Jiftip admits that their “research here lags the innovation” and that they don’t know if it’s safe for men to “injaculate.” Jamin Brahmbhatt, a physician with Orlando Health, told USA Today that wearers may feel pain or irritation for blocking the urethra during ejaculation, and that the adhesive itself could be an irritant for wearers with sensitive skin.

Ohio-based family physician Dr. Gary L. LeRoy told U.S. News that the product strikes him as potentially dangerous, especially for young people who are just beginning to experiment sexually.

“…There’s a reason that you have a urethra, so that you can expel urine and semen and to seal it makes no scientific sense, no biological sense,” LeRoy told the publication. “How do you unseal it, and what are the potential unintended consequences of doing something like that?”

C. Poly, a professional sex blogger, wrote in an op-ed for Bust that inhibiting ejaculation often can send semen into the bladder and lead to urinary tract infections, and can even cause the bladder sphincter to malfunction and cause dry orgasms, which is also a cause of infertility. She writes that keeping semen trapped in your urethra (which, for the record, Jiftip does not advocate) can also put pressure on the pudendal nerve and cause numbness in the penis—so, hey, guess that “feel shield” might just be a misnomer after all.

Yes, yes.
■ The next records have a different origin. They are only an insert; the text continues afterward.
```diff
+template <int CIN_, int MA_, int MODE_, int CC_>
+struct WCfg {
+    static constexpr int CIN = CIN_, MA = MA_, MODE = MODE_, CC = CC_, S = MODE == 0 ? 1 : 2;
+    static constexpr int PH = 3 * S + 3, PWP = 7 * S + 3;
+    static constexpr int MAP = round_up(MA, 16), MT = MAP / 16, NY = CIN / CC;
+    static constexpr int NC = 9 * CC, NTILES = round_up(NC, 16) / 16, NTW = (NTILES + 3) / 4;
+    static constexpr int AROW = 80, APLANE = MAP * AROW;
+    static constexpr int XPLANE = 3 * CC * PH * 16;
+    static constexpr int LDS = 3 * APLANE + 3 * XPLANE;
+    static_assert(MODE == 0 || MODE == 2, "gathers of a plain conv: stride 1 or 2, pad 1");
+    static_assert(CIN % CC == 0 && CC % 4 == 0 && MA % 4 == 0, "16-byte runs");
+    static_assert(LDS <= 65536, "two workgroups per CU");
+};
+
+__device__ __forceinline__ void store_split4t(char* dst, int plane, int stride, const f32x4& v) {
+    uint32_t p[2][3];
+    pw::split2(v[0], v[1], p[0][0], p[0][1], p[0][2]);
+    pw::split2(v[2], v[3], p[1][0], p[1][1], p[1][2]);
+#pragma unroll
+    for (int c = 0; c < 4; ++c)
+#pragma unroll
+        for (int k = 0; k < 3; ++k) {
+            const uint32_t w = p[c >> 1][k];
+            *reinterpret_cast<uint16_t*>(dst + c * stride + k * plane) = (uint16_t)((c & 1) ? (w >> 16) : (w & 0xffffu));
+        }
+}
+
+template <class C>
+__global__ __launch_bounds__(256) void conv_mfma_wgrad(ud_conv_geom g, const float* __restrict__ a, const float* __restrict__ x,
+                                                       float* __restrict__ part, int tiles_x, int tiles_y, int ntiles) {
+    constexpr int CIN = C::CIN, MA = C::MA, CC = C::CC, S = C::S, PH = C::PH, PWP = C::PWP, MT = C::MT, NTW = C::NTW;
+    constexpr int AROW = C::AROW, APLANE = C::APLANE, XPLANE = C::XPLANE, NC = C::NC, K = 9 * CIN;
+    __shared__ __attribute__((aligned(16))) char sm[C::LDS];
+    char* const at = sm;
+    char* const xs = sm + 3 * APLANE;
+    const int t = threadIdx.x, wave = t >> 6, lane = t & 63, pl = lane & 15, grp = lane >> 4;
+    const int c0 = blockIdx.y * CC;
+    f32x4 acc[MT][NTW];
+#pragma unroll
+    for (int mt = 0; mt < MT; ++mt)
+#pragma unroll
+        for (int j = 0; j < NTW; ++j) acc[mt][j] = f32x4{0.f, 0.f, 0.f, 0.f};
+    int xoff[NTW];
+#pragma unroll
+    for (int j = 0; j < NTW; ++j) {
+        int c = (wave + 4 * j) * 16 + pl;
+        c = c < NC ? c : NC - 1;
+        const int tap = c / CC, ci = c - tap * CC, kh = tap / 3, kw = tap - 3 * kh;
+        xoff[j] = ((kw * CC + ci) * PH + S * grp + kh) * 16;
+    }
+    for (int tile = blockIdx.x; tile < ntiles; tile += gridDim.x) {
+        int b = tile;
+        const int tile_x = b % tiles_x;
+        b /= tiles_x;
+        const int tile_y = b % tiles_y, n = b / tiles_y;
+        const int oh0 = tile_y * 4, ow0 = tile_x * 8, ih0 = S * oh0 - 1, iw0 = S * ow0 - 1;
+        __syncthreads();
+        {
+            constexpr int Q = C::MAP / 4, ITEMS = 32 * Q;
+            for (int i = t; i < ITEMS; i += 256) {
+                const int p = i / Q, c4 = i - p * Q;
+                const int oh = oh0 + (p >> 3), ow = ow0 + (p & 7);
+                f32x4 v = {0.f, 0.f, 0.f, 0.f};
+                if (c4 * 4 < MA && oh < g.Hout && ow < g.Wout)
+                    v = *reinterpret_cast<const f32x4*>(a + (((long)n * g.Hout + oh) * g.Wout + ow) * MA + c4 * 4);
+                store_split4t(at + c4 * 4 * AROW + p * 2, APLANE, AROW, v);
+            }
+        }
+        {
+            constexpr int Q = CC / 4, ITEMS = PH * PWP * Q;
+            for (int i = t; i < ITEMS; i += 256) {
+                const int pix = i / Q, c4 = i - pix * Q;
+                const int py = pix / PWP, px = pix - py * PWP;
+                const int ih = ih0 + py, iw = iw0 + px;
+                f32x4 v = {0.f, 0.f, 0.f, 0.f};
+                if (ih >= 0 && ih < g.Hin && iw >= 0 && iw < g.Win)
+                    v = *reinterpret_cast<const f32x4*>(x + (((long)n * g.Hin + ih) * g.Win + iw) * CIN + c0 + c4 * 4);
+#pragma unroll
+                for (int kw = 0; kw < 3; ++kw) {
+                    const int d = px - kw;
+                    if (d >= 0 && d % S == 0 && d / S < 8)
+                        store_split4t(xs + ((kw * CC + c4 * 4) * PH + py) * 16 + (d / S) * 2, XPLANE, PH * 16, v);
+                }
+            }
+        }
+        __syncthreads();
+        pw::Frag3 af[MT];
+#pragma unroll
+        for (int mt = 0; mt < MT; ++mt) {
+            const char* sp = at + (mt * 16 + pl) * AROW + grp * 16;
+#pragma unroll
+            for (int k = 0; k < 3; ++k) af[mt].p[k] = *reinterpret_cast<const pw::bf16x8*>(sp + k * APLANE);
+        }
+#pragma unroll
+        for (int j = 0; j < NTW; ++j) {
+            if ((wave + 4 * j) * 16 >= NC) continue;
+            pw::Frag3 bf;
+#pragma unroll
+            for (int k = 0; k < 3; ++k) bf.p[k] = *reinterpret_cast<const pw::bf16x8*>(xs + xoff[j] + k * XPLANE);
+#pragma unroll
+            for (int mt = 0; mt < MT; ++mt) acc[mt][j] = pw::mma6(af[mt], bf, acc[mt][j]);
+        }
+    }
+    float* dst = part + (long)blockIdx.x * MA * K;
+#pragma unroll
+    for (int j = 0; j < NTW; ++j) {
+        const int c = (wave + 4 * j) * 16 + pl;
+        if (c >= NC) continue;
+        const int tap = c / CC, ci = c - tap * CC;
+#pragma unroll
+        for (int mt = 0; mt < MT; ++mt)
+#pragma unroll
+            for (int r = 0; r < 4; ++r) {
+                const int ma = mt * 16 + grp * 4 + r;
+                if (ma < MA) dst[(long)ma * K + tap * CIN + c0 + ci] = acc[mt][j][r];
+            }
+    }
+}
+
+int wgrad_parts(long ntiles, int Cin, int Ma, int ny) {
+    long cap = 6L * 1024 * 1024 / ((long)Ma * 9 * Cin);
+    if (cap > 512 / ny) cap = 512 / ny;
+    long p = ntiles / 4;
+    if (p > cap) p = cap;
+    return p < 1 ? 1 : (int)p;
+}
+
+template <class C>
+int launch_wgrad(const ud_conv_geom& g, const float* a, const float* x, float* part, float* out, hipStream_t s) {
+    const int tiles_x = ud_cdiv(g.Wout, 8), tiles_y = ud_cdiv(g.Hout, 4);
+    const long ntiles = (long)g.N * tiles_x * tiles_y;
+    if (ntiles > 0x7fffffffL) return UD_EINVAL;
+    const int parts = wgrad_parts(ntiles, C::CIN, C::MA, C::NY);
+    hipLaunchKernelGGL((conv_mfma_wgrad<C>), dim3((unsigned)parts, (unsigned)C::NY), dim3(256), 0, s, g, a, x, part, tiles_x, tiles_y,
+                       (int)ntiles);
+    UD_LAUNCH_CHECK();
+    return pw::fold_launch(part, parts, C::MA * 9 * C::CIN, out, nullptr, nullptr, 0, nullptr, nullptr, s);
+}
+
+int mode_of(const ud_conv_geom& g) {
+    if (g.KH != 3 || g.KW != 3 || g.pad_t != 1 || g.pad_l != 1) return -1;
+    if (!g.transposed && g.stride == 1 && g.Hout == g.Hin && g.Wout == g.Win) return 0;
+    if (g.transposed && g.stride == 2 && g.Hout == 2 * g.Hin && g.Wout == 2 * g.Win) return 1;
+    if (!g.transposed && g.stride == 2 && g.Hin == 2 * g.Hout && g.Win == 2 * g.Wout) return 2;
+    return -1;
+}
+
+}
+
+#define UD_CONV_MFMA_CASES(X)                                                                   \
+    X(20, 20, 0, 16, 16, 20, 9, 4)                                                  \
+    X(40, 20, 0, 8, 16, 40, 3, 4)                                                   \
+    X(40, 40, 0, 8, 16, 40, 3, 4)                                                   \
+    X(20, 40, 0, 8, 16, 20, 9, 4)                                                   \
+    X(80, 40, 0, 8, 8, 80, 1, 4)                                                    \
+    X(80, 80, 0, 8, 8, 40, 1, 4)                                                    \
+    X(40, 80, 0, 8, 8, 40, 3, 4)                                                    \
+    X(160, 80, 0, 4, 8, 40, 1, 2)    \
+    X(80, 160, 0, 4, 8, 16, 1, 2)                                    \
+    X(20, 20, 1, 16, 16, 20, 1, 4)                                                  \
+    X(40, 40, 1, 16, 16, 40, 1, 4)                                                  \
+    X(80, 80, 1, 8, 16, 80, 1, 4)                                                   \
+    X(20, 20, 2, 8, 8, 20, 9, 4)                                                    \
+    X(40, 40, 2, 8, 8, 40, 1, 4)                                                    \
+    X(80, 80, 2, 4, 4, 40, 1, 1)
+
+extern "C" {
+
+int ud_conv_mfma_mode(const ud_conv_geom* g) { return g ? mode_of(*g) : -1; }
+
+int ud_conv_mfma_supported(int Cin, int Cout, int mode) {
+#define X(ci, co, m, th, tw, ck, ts, nw) \
+    if (Cin == ci && Cout == co && mode == m) return 1;
+    UD_CONV_MFMA_CASES(X)
+#undef X
+    return 0;
+}
+
+int ud_conv_mfma(const ud_conv_geom* g, const float* x, const float* wmat, float* y, int Cout, ud_stream_t stream) {
+    if (!g || !x || !wmat || !y) return UD_EINVAL;
+    const int mode = mode_of(*g);
+    if (mode < 0 || !ud_conv_mfma_supported(g->Cin, Cout, mode)) return UD_EINVAL;
+    if ((((uintptr_t)x | (uintptr_t)wmat | (uintptr_t)y) & 15) != 0) return UD_EINVAL;
+    if (g->N < 1 || g->Hout < 1 || g->Wout < 1) return 0;
+    hipStream_t s = (hipStream_t)stream;
+#define X(ci, co, m, th, tw, ck, ts, nw) \
+    if (g->Cin == ci && Cout == co && mode == m) return launch<Cfg<ci, co, m, th, tw, ck, ts, nw>>(*g, x, wmat, y, s);
+    UD_CONV_MFMA_CASES(X)
+#undef X
+    return UD_EINVAL;
+}
+
+#define UD_CONV_MFMA_WGRAD_CASES(X) \
+    X(160, 80, 0, 40) X(80, 80, 0, 40) X(80, 40, 0, 40) X(40, 40, 0, 40) X(40, 20, 0, 40) X(20, 20, 0, 20) \
+    X(80, 80, 2, 20) X(40, 40, 2, 20) X(20, 20, 2, 20)
+
+int ud_conv_mfma_wgrad_supported(int Cin, int Ma, int mode) {
+#define X(ci, ma, m, cc) \
+    if (Cin == ci && Ma == ma && mode == m) return 1;
+    UD_CONV_MFMA_WGRAD_CASES(X)
+#undef X
+    return 0;
+}
+
+long ud_conv_mfma_wgrad_ws_floats(int Cin, int Ma) {
+    if (Cin < 1 || Ma < 1) return UD_EINVAL;
+    return (long)wgrad_parts(1L << 40, Cin, Ma, 1) * Ma * 9 * Cin;
+}
+
+int ud_conv_mfma_wgrad(const ud_conv_geom* g, const float* a, const float* x, float* part, float* out, int Ma, ud_stream_t stream) {
+    if (!g || !a || !x || !part || !out) return UD_EINVAL;
+    const int mode = mode_of(*g);
+    if (mode < 0 || !ud_conv_mfma_wgrad_supported(g->Cin, Ma, mode)) return UD_EINVAL;
+    if ((((uintptr_t)a | (uintptr_t)x) & 15) != 0) return UD_EINVAL;
+    if (g->N < 1 || g->Hout < 1 || g->Wout < 1) return UD_EINVAL;
+    hipStream_t s = (hipStream_t)stream;
+#define X(ci, ma, m, cc) \
+    if (g->Cin == ci && Ma == ma && mode == m) return launch_wgrad<WCfg<ci, ma, m, cc>>(*g, a, x, part, out, s);
+    UD_CONV_MFMA_WGRAD_CASES(X)
+#undef X
+    return UD_EINVAL;
+}
+
+}
diff --git a/unidefense_amd/kernels.py b/unidefense_amd/kernels.py
--- a/unidefense_amd/kernels.py
+++ b/unidefense_amd/kernels.py
@@ -1102,12 +1102,54 @@
     return _CONV_SMALL_WGRAD_OK[key]
 
 
+_CONV_MFMA = True
+_CONV_MFMA_MIN_M = 16384
+_CONV_MFMA_SHAPES = frozenset({(20, 20, 0), (40, 20, 0), (40, 40, 0), (20, 40, 0), (80, 40, 0), (80, 80, 0), (40, 80, 0),
+                               (20, 20, 1), (40, 40, 1), (80, 80, 1), (20, 20, 2)})
+_CONV_MFMA_OK = {}
+
+
+def _conv_mfma_mode(g):
+    return int(_lib.load().ud_conv_mfma_mode(C.byref(g)))
+
+
+def _conv_mfma_takes(g, Co, M, *tensors):
+    if not _CONV_MFMA or M < _CONV_MFMA_MIN_M:
+        return False
+    key = (g.Cin, Co, _conv_mfma_mode(g))
+    if key[2] < 0 or (_CONV_MFMA_SHAPES is not None and key not in _CONV_MFMA_SHAPES):
+        return False
+    if key not in _CONV_MFMA_OK:
+        _CONV_MFMA_OK[key] = _call("ud_conv_mfma_supported", *key) == 1
+    return _CONV_MFMA_OK[key] and all(t.dtype == torch.float32 and t.data_ptr() % 16 == 0 for t in tensors)
+
+
+_CONV_MFMA_WGRAD_SHAPES = frozenset()
+_CONV_MFMA_WGRAD_OK = {}
+_CONV_MFMA_WS = Scratch(torch.float32)
+
+
+def _conv_mfma_wgrad_takes(g, Ma, M, *tensors):
+    if not _CONV_MFMA or M < _CONV_MFMA_MIN_M:
+        return False
+    key = (g.Cin, Ma, _conv_mfma_mode(g))
+    if key[2] not in (0, 2) or (_CONV_MFMA_WGRAD_SHAPES is not None and key not in _CONV_MFMA_WGRAD_SHAPES):
+        return False
+    if key not in _CONV_MFMA_WGRAD_OK:
+        _CONV_MFMA_WGRAD_OK[key] = _call("ud_conv_mfma_wgrad_supported", *key) == 1
+    return _CONV_MFMA_WGRAD_OK[key] and all(t.dtype == torch.float32 and t.data_ptr() % 16 == 0 for t in tensors)
+
+
 def conv_gather_nt(x, wmat, g):
     _chk(x, wmat)
     M = g.N * g.Hout * g.Wout
     K = g.KH * g.KW * g.Cin
     Co = wmat.shape[0]
     assert wmat.shape[1] == K and x.numel() == g.N * g.Hin * g.Win * g.Cin
+    if _conv_mfma_takes(g, Co, M, x, wmat):
+        out = empty((g.N, g.Hout, g.Wout, Co), x)
+        _call("ud_conv_mfma", C.byref(g), _p(x), _p(wmat), _p(out), Co, _stream())
+        return out
     if _CONV_SMALL and M >= _CONV_SMALL_MIN_M and _conv_small_supported(g.Cin, Co, g.KH, g.KW):
         out = empty((g.N, g.Hout, g.Wout, Co), x)
         _call("ud_conv_small", C.byref(g), _p(x), _p(wmat), _p(out), Co, _stream())
@@ -1440,6 +1482,11 @@
     Ma = a.shape[-1]
     assert a.numel() == Kdim * Ma
     Ncols = g.KH * g.KW * g.Cin
+    if _conv_mfma_wgrad_takes(g, Ma, Kdim, a, x):
+        ws = _CONV_MFMA_WS.get(a, _call("ud_conv_mfma_wgrad_ws_floats", g.Cin, Ma))
+        out = empty((Ma, Ncols), a)
+        _call("ud_conv_mfma_wgrad", C.byref(g), _p(a), _p(x), _p(ws), _p(out), Ma, _stream())
+        return out
     if _CONV_SMALL and Kdim >= _CONV_SMALL_MIN_M and _conv_small_wgrad_supported(g.Cin, Ma, g.KH, g.KW):
         ws = _CONV_SMALL_WS.get(a, _call("ud_conv_small_wgrad_ws_floats", g.Cin, Ma))
         out = empty((Ma, Ncols), a)
diff --git a/unidefense_amd/lib.py b/unidefense_amd/lib.py
--- a/unidefense_amd/lib.py
+++ b/unidefense_amd/lib.py
@@ -148,6 +148,12 @@
     "ud_conv_small_wgrad_supported": [_I, _I, _I, _I],
     "ud_conv_small_wgrad_ws_floats": [_I, _I],
     "ud_conv_small_wgrad": [C.POINTER(ConvGeom), _P, _P, _P, _P, _I, _P],
+    "ud_conv_mfma_mode": [C.POINTER(ConvGeom)],
+    "ud_conv_mfma_supported": [_I, _I, _I],
+    "ud_conv_mfma": [C.POINTER(ConvGeom), _P, _P, _P, _I, _P],
+    "ud_conv_mfma_wgrad_supported": [_I, _I, _I],
+    "ud_conv_mfma_wgrad_ws_floats": [_I, _I],
+    "ud_conv_mfma_wgrad": [C.POINTER(ConvGeom), _P, _P, _P, _P, _I, _P],
     "ud_stem_dgrad_supported": [_I, _I, _I, _I, _I],
     "ud_stem_dgrad": [C.POINTER(ConvGeom), _P, _P, _P, _I, _I, _P],
     "ud_attack_step_linf": [_P, _P, _P, _L, _F, _F, _F, _F, _P],
@@ -255,10 +261,10 @@
 }
 
 _COUNT_FUNCS = {"ud_mb_eval_dw_ok", "ud_mb_eval_dw_tiles", "ud_mb_eval_dw_h_ok", "ud_mb_eval_dw_h_tiles", "ud_pj_fwd_fused_ok", "ud_pj_bwd_fused_ok", "ud_pj_bwd_fused_grid", "ud_pw_bwd_fused_ok", "ud_pw_bwd_fused_grid", "ud_loss_tail_ws_floats", "ud_dwtile_wgrad", "ud_dwtile_bwd", "ud_fft32_set_wave", "ud_fft2_two_pass_ws_floats", "ud_dwtile_ws_doubles", "ud_dwtile_wgrad_part_rows", "ud_reduce_ws_doubles", "ud_gemm_query_path", "ud_gemm_get_path", "ud_gemm_stats_slots", "ud_adamw_chunk_elems", "ud_rfft2_planes_ws_floats", "ud_fused_reduce_ws_doubles", "ud_dwconv_bwd_data_bn_ws_doubles", "ud_dwconv_bwd_weight_parts", "ud_sfmix_blocks", "ud_gate_mix_blocks",
-                "ud_l1_chunks", "ud_efdm_ws_bytes", "ud_conv_small_supported", "ud_conv_small_wgrad_supported",
+                "ud_l1_chunks", "ud_efdm_ws_bytes", "ud_conv_small_supported", "ud_conv_small_wgrad_supported", "ud_conv_mfma_supported", "ud_conv_mfma_wgrad_supported", "ud_conv_mfma_wgrad_ws_floats",
                 "ud_conv_small_wgrad_ws_floats", "ud_xchg_bytes", "ud_stem_dgrad_supported", "ud_sample_sumsq_ws_bytes",
                 "ud_coldot_bn_eval_ws_doubles", "ud_fmn_norms_ws_bytes"}
-_LONG_FUNCS = {"ud_mb_eval_dw_tiles", "ud_mb_eval_dw_h_tiles", "ud_pj_bwd_fused_grid", "ud_pw_bwd_fused_grid", "ud_fft2_two_pass_ws_floats", "ud_dwtile_ws_doubles", "ud_dwtile_wgrad_part_rows", "ud_xchg_bytes", "ud_efdm_ws_bytes", "ud_rfft2_planes_ws_floats", "ud_conv_small_wgrad_ws_floats", "ud_fused_reduce_ws_doubles",
+_LONG_FUNCS = {"ud_mb_eval_dw_tiles", "ud_mb_eval_dw_h_tiles", "ud_pj_bwd_fused_grid", "ud_pw_bwd_fused_grid", "ud_fft2_two_pass_ws_floats", "ud_dwtile_ws_doubles", "ud_dwtile_wgrad_part_rows", "ud_xchg_bytes", "ud_efdm_ws_bytes", "ud_rfft2_planes_ws_floats", "ud_conv_small_wgrad_ws_floats", "ud_conv_mfma_wgrad_ws_floats", "ud_fused_reduce_ws_doubles",
                "ud_dwconv_bwd_data_bn_ws_doubles", "ud_sample_sumsq_ws_bytes", "ud_coldot_bn_eval_ws_doubles",
                "ud_fmn_norms_ws_bytes"}
 
```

All of these compounding risks do sound manipulatively super scary in a “but what are the chances that any of that will happen to me?” type of way. However, all of this is to say, holy shit, it is probably a very fucking terrible idea to use a sticker to close up your penis, regardless of how imprisoned you feel by a condom. And if you weren’t convinced, just feel the shame of the internet wash over you for thinking doing such a thing was smart:

https://twitter.com/DrDrewMann/status/893112963716046848

https://twitter.com/jburns1949/status/893131469312450560

Please, whatever you do, at least consider the ramifications before shelling out $6 for these weird dick stickers. They could seriously fuck you up, and not in the way you intended.